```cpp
int run_pipe(const ConvOp &op, const PipePlan &pl, const ConvIO &io, const float *packed, float *ws, int64_t ws_floats,
             hipStream_t st) {
    PipeArgs a = pl.a;
    for (int s = 0; s < a.nseg; ++s) {
        a.in[s] = io.in[s];
        if (a.x4 && (reinterpret_cast<uintptr_t>(a.in[s]) & 15)) return DVF_ERR_UNSUPPORTED;
    }
    a.wp = packed; a.bias = io.bias; a.mask = io.mask;
    const int mode = out_mode_of(op.covers, a.KS, ws, ws_floats, pl.ws_floats);
    int rc = prepare_output(a, mode, io.out, ws, st);
    if (rc) return rc;
    if (const char *e = dvf_tune("DVF_DBG")) a.dbg = atoi(e);
    a.stamps = nullptr;
#ifdef DVF_TUNING
    if (dvf_tune("DVF_STAMPS")) {
        const size_t nb = (size_t)pl.grid.x * pl.grid.y * pl.grid.z;
        if (!g_stamp_buf && hipMalloc(&g_stamp_buf, STAMP_MAX_BLOCKS * 64) != hipSuccess) return DVF_ERR_LAUNCH;
        if (nb <= STAMP_MAX_BLOCKS) {
            if (hipMemsetAsync(g_stamp_buf, 0, nb * 64, st) != hipSuccess) return DVF_ERR_LAUNCH;
            a.stamps = g_stamp_buf;
            g_stamp_blocks = (int)nb;
        }
    }
#endif
    dvf_plan_note(DVF_K_PIPE, pl.MT, pl.NT, pl.WM, 2 * pl.CKH, pl.TBU, a.KS, a.BN, a.NST, pl.threads, (int)pl.lds, mode | (a.ncls << 4) | (a.x4 << 8) | ((a.blk ? 1 : 0) << 9));
    if (dvf_tune("DVF_PIPE_DEBUG"))
        fprintf(stderr, "[pipe] M %d chunks %d N %d out %dx%d cls %d | MT %d NT %d WM %d CK %d TBU %d KS %d BN %d tile %dx%d "
                "(sub %dx%d) grid %ux%ux%u lds %zu x%d mode %d\n", a.M, a.NCH, a.N, a.OH, a.OW, a.ncls, pl.MT, pl.NT, pl.WM,
                2 * pl.CKH, pl.TBU, a.KS, a.BN, a.BH, a.BW, 1 << a.lsh, 1 << a.lsw, pl.grid.x, pl.grid.y, pl.grid.z, pl.lds, a.NST, mode);
    rc = launch_pipe(a, pl, st);
    return rc ? rc : finish_output(a, pl.reduce_kpar, ws, io.out, st);
}

PackArgs pack_job(const ConvOp &op, const PipePlan &pl, const float *w, float *packed, int *blocks) {
    const PipeArgs &a = pl.a;
    PackArgs p{};
    p.w = w; p.wp = packed; p.w_mode = op.w_mode; p.Mtot = op.Mtot; p.Rtot = op.Rtot; p.KK = op.KK;
    p.m_base = op.m_base; p.M = a.M; p.nseg = a.nseg;
    for (int s = 0; s < a.nseg; ++s) p.segC[s] = a.segC[s];
    p.ncls = op.ncls; p.NCH = a.NCH; p.CK = 2 * pl.CKH; p.MB = 32 * pl.MT * pl.WM; p.VW = pl.CKH >= 4 ? 4 : pl.CKH;
    p.TBU = pl.TBU;
    for (int c = 0; c < op.ncls; ++c) {
        p.SL[c] = a.cls[c].SL;
        p.TB[c] = op.cls[c].TB;
        p.TA[c] = op.cls[c].TA;
        p.wp_off[c] = a.cls[c].wp_off;
        for (int t = 0; t < op.cls[c].TA * op.cls[c].TB; ++t) p.tapmap[c][t] = (signed char)op.cls[c].tapmap[t];
    }
    *blocks = a.NCH * cdiv(a.M, p.MB) * (p.MB >> 5);
    return p;
}

int launch_pack(const ConvOp &op, const PipePlan &pl, const float *w, float *packed, hipStream_t st) {
    int blocks;
    const PackArgs p = pack_job(op, pl, w, packed, &blocks);
    conv_pack_kernel<<<dim3(p.NCH, blocks / p.NCH), 256, pl.pack_lds, st>>>(p);
    DVF_LAUNCH_CHECK();
    return DVF_OK;
}

}
```

depth-vo-feat_amd/dvf/conv.py:

```python
import ctypes
import math
import weakref

import torch
import torch.nn as nn

from . import lib as L


def _c(t):
    return t if (t.dtype == torch.float32 and t.is_contiguous()) else t.float().contiguous()


class _NullCtx:
    def __enter__(self):
        return self

    def __exit__(self, *exc):
        return False


_NULL = _NullCtx()


def conv_out_size(h, k, stride, pad, opad, transposed):
    return (h - 1) * stride - 2 * pad + k + opad if transposed else (h + 2 * pad - k) // stride + 1


_WS = {}


def _workspace(nfloats, device, raw_stream=None, stream=None):
    capturing = torch.cuda.is_current_stream_capturing()
    key = (device, L.stream_raw() if raw_stream is None else raw_stream)
    buf = None if capturing else _WS.get(key)
    if buf is None or buf.numel() < nfloats:
        with (torch.cuda.stream(stream) if stream is not None else _NULL):
            if capturing:
                return torch.empty(max(int(nfloats), 1), device=device, dtype=torch.float32)
            _WS[key] = buf = torch.empty(max(int(nfloats), 1 << 20), device=device, dtype=torch.float32)
    return buf
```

Exercise brief
Each line in the listing above that includes the word "opad" needs to be copied out.

Solution to this task
def conv_out_size(h, k, stride, pad, opad, transposed):
    return (h - 1) * stride - 2 * pad + k + opad if transposed else (h + 2 * pad - k) // stride + 1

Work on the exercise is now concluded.